# lixinghe1999/VRVQ

Measured on AMD Instinct MI355X. Metric: audio-sec/s encode+RVQ+decode, 44.1 kHz batch-32, 1->8 MI355X; RVQ HBM GB/s, higher is better.
Workload: dtype f32; 1 GPU; DAC_VRVQ VBR 8 cb, level 1.0, 1-s clips, preprocess+encode+decode (z_q_is materialised); model=DAC_VRVQ base (8 cb), global_batch=32, clip_samples=44100, n_codebooks=8, parallelism=dp1 (replicas, no data-path collective)

## Files before the change

include/vrvq.h:

```cpp
#ifndef VRVQ_H_
#define VRVQ_H_

#include <stdint.h>

#ifdef __cplusplus
extern "C" {
#endif

typedef void* vrvq_stream_t;

enum vrvq_status_t {
  VRVQ_OK = 0,
  VRVQ_ERR_ARG = 10001,
  VRVQ_ERR_UNSUPPORTED = 10002
};

enum vrvq_epilogue_t { VRVQ_EPI_NONE = 0, VRVQ_EPI_TANH = 1, VRVQ_EPI_SIGMOID = 2 };

const char* vrvq_status_string(int status);
int vrvq_version(void);


int vrvq_weight_norm(const float* g, const float* v, int rows, int cols, float* w,
                     vrvq_stream_t stream);
// ... 21 lines not shown
                          int dil, int x3, long long* bytes);
int vrvq_conv1d_ws(const float* x, int batch, int cin, int tin, const float* alpha,
                   const float* inv_alpha, const float* w_packed, const uint16_t* w_x3, int cout,
                   int cout_pad, int k, int stride, int pad, int dil, const float* bias,
                   const float* residual, int epilogue, float* y, int tout,
                   const float* alpha_out, const float* inv_alpha_out, float* y_snake,
                   void* workspace, long long ws_bytes, vrvq_stream_t stream);

int vrvq_x3_weight_size(int cin, int k, int cout_pad, long long* n_u16);
int vrvq_pack_x3_weight(const float* w_packed, int cin, int k, int cout_pad, uint16_t* w_x3,
                        vrvq_stream_t stream);

int vrvq_conv1d_proj(const float* x, int batch, int cin, int tin, const float* alpha,
                     const float* inv_alpha, const float* w_packed, const uint16_t* w_x3, int cout,
                     int cout_pad, int k, int pad, int dil, const float* bias, float* y, int tout,
                     const uint16_t* w3in, int nq, float* part, void* workspace,
                     long long ws_bytes, vrvq_stream_t stream);

int vrvq_conv_last_launch(int out[5]);

enum vrvq_plan_kind_t { VRVQ_PLAN_CONV = 0, VRVQ_PLAN_PROJ = 1, VRVQ_PLAN_CONV_TRANSPOSE = 2 };
int vrvq_conv_plan(int kind, int batch, int cin, int tin, int cout, int k, int stride, int pad,
                   int dil, int has_x3, int has_workspace, int out[7]);

int vrvq_pack_conv1d_weight(const float* w, int cout, int cin, int k, int cout_pad,
                            float* w_packed, vrvq_stream_t stream);

int vrvq_residual_unit(const float* x, const float* x_snk, int batch, int channels, int frames,
                       int dil, const float* w7_packed, const uint16_t* w7_x3,
                       const uint16_t* w1_x3, const float* b7,
                       const float* alpha2,
                       const float* inv_alpha2, const float* w1_packed, const float* b1,
                       int cout_pad, float* y, const float* alpha_out,
                       const float* inv_alpha_out, float* y_snake, vrvq_stream_t stream);

int vrvq_conv_transpose1d(const float* x, int batch, int cin, int tin, const float* alpha,
                          const float* inv_alpha, const float* w_packed, int cout,
                          int cout_pad, int stride, const float* bias, float* y,
                          const float* alpha_out, const float* inv_alpha_out, float* y_snake,
                          vrvq_stream_t stream);

int vrvq_conv_transpose1d_pad(const float* x, int batch, int cin, int tin, const float* alpha,
                              const float* inv_alpha, const float* w_packed,
                              const uint16_t* w_x3, int cout,
                              int cout_pad, int stride, int pad, const float* bias, float* y,
                              const float* alpha_out, const float* inv_alpha_out,
// ... 235 lines not shown
```

vrvq_amd/_lib.py:

```python
from __future__ import annotations

import ctypes
import os
import threading

LIB_NAME = "libvrvq_hip.so"
LIB_PATH = os.environ.get("VRVQ_LIB") or os.path.join(os.path.dirname(os.path.abspath(__file__)), LIB_NAME)

_P = ctypes.c_void_p
_I = ctypes.c_int
_F = ctypes.c_float

SIGNATURES = {
    "vrvq_weight_norm": [_P, _P, _I, _I, _P, _P],
    "vrvq_snake_inv_alpha": [_P, _I, _P, _P],
    "vrvq_snake": [_P, _I, _I, _I, _P, _P, _P, _P],
    "vrvq_phase_split": [_P, _I, _I, _I, _I, _I, _I, _P, _P, _P, _P],
    "vrvq_codebook_prep": [_P, _I, _I, _P, _P, _P],
    "vrvq_conv1d": [_P, _I, _I, _I, _P, _P, _P, _P, _I, _I, _I, _I, _I, _I, _P, _P, _I, _P, _I,
                    _P, _P, _P, _P],
    "vrvq_conv1d_workspace": [_I, _I, _I, _I, _I, _I, _I, _I, _I, _P],
    "vrvq_conv1d_ws": [_P, _I, _I, _I, _P, _P, _P, _P, _I, _I, _I, _I, _I, _I, _P, _P, _I, _P,
                       _I, _P, _P, _P, _P, ctypes.c_longlong, _P],
    "vrvq_conv1d_proj": [_P, _I, _I, _I, _P, _P, _P, _P, _I, _I, _I, _I, _I, _P, _P, _I, _P, _I,
                         _P, _P, ctypes.c_longlong, _P],
    "vrvq_x3_weight_size": [_I, _I, _I, _P],
    "vrvq_pack_x3_weight": [_P, _I, _I, _I, _P, _P],
    "vrvq_pack_conv1d_weight": [_P, _I, _I, _I, _I, _P, _P],
    "vrvq_residual_unit": [_P, _P, _I, _I, _I, _I, _P, _P, _P, _P, _P, _P, _P, _P, _I, _P, _P,
                           _P, _P, _P],
    "vrvq_conv_transpose1d": [_P, _I, _I, _I, _P, _P, _P, _I, _I, _I, _P, _P, _P, _P, _P, _P],
    "vrvq_conv_transpose1d_pad": [_P, _I, _I, _I, _P, _P, _P, _P, _I, _I, _I, _I, _P, _P, _P, _P,
                                  _P, _P],
    "vrvq_pack_convt1d_weight": [_P, _I, _I, _I, _I, _P, _P],
    "vrvq_rvq_cross_prep": [_P, _P, _P, _I, _I, _I, _P, _P, _P],
    "vrvq_rvq_frag": [_P, _I, _I, _I, _P, _P],
    "vrvq_rvq_workspace": [_I, _I, _I, _P],
    "vrvq_rvq_encode": [_P, _I, _I, _I, _I, _I, _I, _P, _P, _P, _P, _P, _P, _P, _P, _P, _P, _F,
                        _P, _P, _P, _P, _P, _P, _P, ctypes.c_longlong, _P],
    "vrvq_rvq_w_in_planes_size": [_I, _I, _I, _P],
    "vrvq_rvq_pack_w_in": [_P, _I, _I, _I, _P, _P],
    "vrvq_rvq_workspace_part": [_I, _I, _I, _I, _P],
    "vrvq_rvq_encode_part": [_P, _I, _I, _I, _I, _I, _I, _P, _P, _P, _P, _P, _P, _P, _P, _P, _F,
                             _P, _P, _P, _P, _P, _P, _P, ctypes.c_longlong, _P],
    "vrvq_rvq_fused_clips": [_I, _I, _I, _P],
    "vrvq_rvq_project": [_P, _I, _I, _I, _I, _I, _P, _P, _P],
    "vrvq_rvq_chain": [_P, _I, _I, _I, _I, _I, _P, _P, _P, _P, _P, _P, _P, _F, _P, _P, _P, _P, _P,
                       _P],
# ... 44 lines not shown
    "vrvq_conv1d_wgrad": [_P, _I, _I, _I, _P, _P, _P, _I, _I, _P, _P, _I, _I, _I, _I, _I, _P,
                          ctypes.c_longlong, _P, _P],
    "vrvq_snake_backward_workspace": [_I, _I, _I, _P],
    "vrvq_snake_backward": [_P, _P, _P, _P, _I, _I, _I, _P, _P, _P, ctypes.c_longlong, _P],
    "vrvq_bias_grad_workspace": [_I, _I, _I, _P],
    "vrvq_bias_grad": [_P, _I, _I, _I, _P, _P, ctypes.c_longlong, _P],
    "vrvq_act_backward": [_P, _P, ctypes.c_longlong, _I, _P, _P],
    "vrvq_weight_norm_backward": [_P, _P, _P, _I, _I, _P, _P, _P],
    "vrvq_pack_conv1d_flip": [_P, _I, _I, _I, _I, _P, _P],
    "vrvq_mask_ste": [_P, _P, _P, _I, _I, _I, _F, _I, _I, _P, _P],
    "vrvq_mask_ste_backward": [_P, _P, _P, _I, _I, _I, _F, _I, _P, _P],
    "vrvq_rvq_expand_masked": [_P, _I, _I, _I, _I, _I, _P, _P, _P, _P, _P, _P],
    "vrvq_rvq_backward_workspace": [_I, _I, _I, _P],
    "vrvq_rvq_backward": [_P, _P, _P, _P, _P, _P, _P, _P, _I, _I, _I, _I, _I, _I, _P, _P, _P,
                          _P, _P, _P, _P, _P, _P, _P, _P, _P, _P, ctypes.c_longlong, _P],
}
EXTRA = {"vrvq_status_string": ([_I], ctypes.c_char_p), "vrvq_version": ([], _I),
         "vrvq_rvq_path": ([_I], _I), "vrvq_rvq_plan": ([_I] * 5 + [_P], _I),
         "vrvq_rvq_sync_error": ([_P, _P], _I), "vrvq_rvq_timing": ([_I], _I),
         "vrvq_rvq_timing_read": ([_P, _P], _I), "vrvq_rvq_pending_error": ([_P], _I),
         "vrvq_rvq_debug": ([ctypes.c_uint, ctypes.c_uint], _I),
         "vrvq_rvq_debug_capacity": ([_I], _I), "vrvq_conv_last_launch": ([_P], _I),
         "vrvq_conv_plan": ([_I] * 11 + [_P], _I),
         "vrvq_resample_error": ([], ctypes.c_char_p),
         "vrvq_loudness_error": ([], ctypes.c_char_p),
         "vrvq_bitstream_chunk_frames": ([], _I)}
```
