@@ -269,13 +304,27 @@
     }
   }
   if constexpr (TL) __syncthreads();
+  int ll = lane;
   auto tab = [&](int rt, int kb, int which) -> f32x4 {
-    if constexpr (TL) return tabs[(2 * rt + kb) * 3 + which][lane];
+    if constexpr (TL) return tabs[(2 * rt + kb) * 3 + which][ll];
     else return which == 0 ? hw[rt][kb] : (which == 1 ? twc[rt][kb] : tws[rt][kb]);
   };
+  auto W1 = [&](int nt, int t) -> u32x4_t {
+    if constexpr (WL) return wfr[nt * 2 + t][ll];
+    else return w1[nt][t];
+  };
+  auto W2a = [&](int nt, int t) -> u32x4_t {
+    if constexpr (WL) return wfr[8 + nt * 2 + t][ll];
+    else return w2[0][nt][t];
+  };
+  auto W2b = [&](int nt, int t) -> u32x4_t {
+    if constexpr (WL) return wfr[12 + nt * 2 + t][ll];
+    else return w2[WL ? 0 : 1][nt][t];
+  };
   const int L = a.L;
-  auto mma6 = [&](auto& acc, const auto& w, const Split8 (&x)[2], auto NT_T) {
+  auto mma6 = [&](auto& acc, const auto& w, const Split8 (&x)[2], auto NT_T, auto SWAP_T) {
     constexpr int NT = decltype(NT_T)::value;
+    constexpr bool SWP = decltype(SWAP_T)::value;
 #pragma unroll
     for (int ord = TM - 1; ord >= 0; --ord)
 #pragma unroll
@@ -284,11 +333,15 @@
         for (int nt = 0; nt < NT; ++nt)
 #pragma unroll
           for (int rt = 0; rt < 2; ++rt)
-            acc[rt][nt] = TM == 2 ? mma32h(w[nt][ord - p], x[rt].t[p], acc[rt][nt]) : mma32(w[nt][ord - p], x[rt].t[p], acc[rt][nt]);
+            acc[rt][nt] = TM != 2 ? mma32(w(nt, ord - p), x[rt].t[p], acc[rt][nt])
+                          : SWP   ? mma32h(x[rt].t[p], w(nt, ord - p), acc[rt][nt]) : mma32h(w(nt, ord - p), x[rt].t[p], acc[rt][nt]);
   };
+  const unsigned lofs = 32 * g4 + c;
 
 #pragma unroll 1
-  for (int fidx = wid; fidx < total; fidx += nwaves) {
+  for (int fidx_ = wid; fidx_ < total; fidx_ += nwaves) {
+    const int fidx = A32 ? __builtin_amdgcn_readfirstlane(fidx_) : fidx_;
+    if constexpr (SW) asm volatile("" : "+v"(ll));
     const int b = fidx / a.F, f = fidx - b * a.F;
     const float* __restrict__ wav = a.wav + (size_t)b * L;
     int Lv = L, pl = a.pad_left;
@@ -300,14 +353,25 @@
     const int base = f * a.hop - pl;
     f32x4 raw[2][2];
     if (!(FDG & 1) && base >= 0 && base + 1024 <= Lv) {
-      const float* __restrict__ wl = wav + base + 32 * g4 + c;
-#pragma unroll
-      for (int rt = 0; rt < 2; ++rt)
-#pragma unroll
-        for (int kb = 0; kb < 2; ++kb) {
-          const float* p = wl + 512 * kb + 16 * rt;
-          raw[rt][kb] = f32x4{p[0], p[32], p[64], p[96]};
-        }
+      if constexpr (A32) {
+        const float* __restrict__ fb = wav + base;
+#pragma unroll
+        for (int rt = 0; rt < 2; ++rt)
+#pragma unroll
+          for (int kb = 0; kb < 2; ++kb) {
+            const unsigned o = lofs + 512u * kb + 16u * rt;
+            raw[rt][kb] = f32x4{fb[o], fb[o + 32u], fb[o + 64u], fb[o + 96u]};
+          }
+      } else {
+        const float* __restrict__ wl = wav + base + 32 * g4 + c;
+#pragma unroll
+        for (int rt = 0; rt < 2; ++rt)
+#pragma unroll
+          for (int kb = 0; kb < 2; ++kb) {
+            const float* p = wl + 512 * kb + 16 * rt;
+            raw[rt][kb] = f32x4{p[0], p[32], p[64], p[96]};
+          }
+      }
     } else {
 #pragma unroll
       for (int rt = 0; rt < 2; ++rt)
@@ -318,7 +382,10 @@
           const bool o2 = (unsigned)(s0 + 64) < (unsigned)Lv, o3 = (unsigned)(s0 + 96) < (unsigned)Lv;
           f32x4 v;
           if constexpr (FDG & 1) v = f32x4{(float)(s0 & 7), (float)(s0 & 3), 1.f, (float)c};
-          else { v.x = wav[o0 ? s0 : 0]; v.y = wav[o1 ? s0 + 32 : 0]; v.z = wav[o2 ? s0 + 64 : 0]; v.w = wav[o3 ? s0 + 96 : 0]; }
+          else if constexpr (A32) {
+            v.x = wav[(unsigned)(o0 ? s0 : 0)]; v.y = wav[(unsigned)(o1 ? s0 + 32 : 0)];
+            v.z = wav[(unsigned)(o2 ? s0 + 64 : 0)]; v.w = wav[(unsigned)(o3 ? s0 + 96 : 0)];
+          } else { v.x = wav[o0 ? s0 : 0]; v.y = wav[o1 ? s0 + 32 : 0]; v.z = wav[o2 ? s0 + 64 : 0]; v.w = wav[o3 ? s0 + 96 : 0]; }
           v.x = o0 ? v.x : 0.f; v.y = o1 ? v.y : 0.f; v.z = o2 ? v.z : 0.f; v.w = o3 ? v.w : 0.f;
           raw[rt][kb] = v;
         }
===============
### PROBLEM STATEMENT
Of all the lines in the data above, show only those that hold the word "which".

### EXPECTED ANSWER
   auto tab = [&](int rt, int kb, int which) -> f32x4 {
-    if constexpr (TL) return tabs[(2 * rt + kb) * 3 + which][lane];
+    if constexpr (TL) return tabs[(2 * rt + kb) * 3 + which][ll];
     else return which == 0 ? hw[rt][kb] : (which == 1 ? twc[rt][kb] : tws[rt][kb]);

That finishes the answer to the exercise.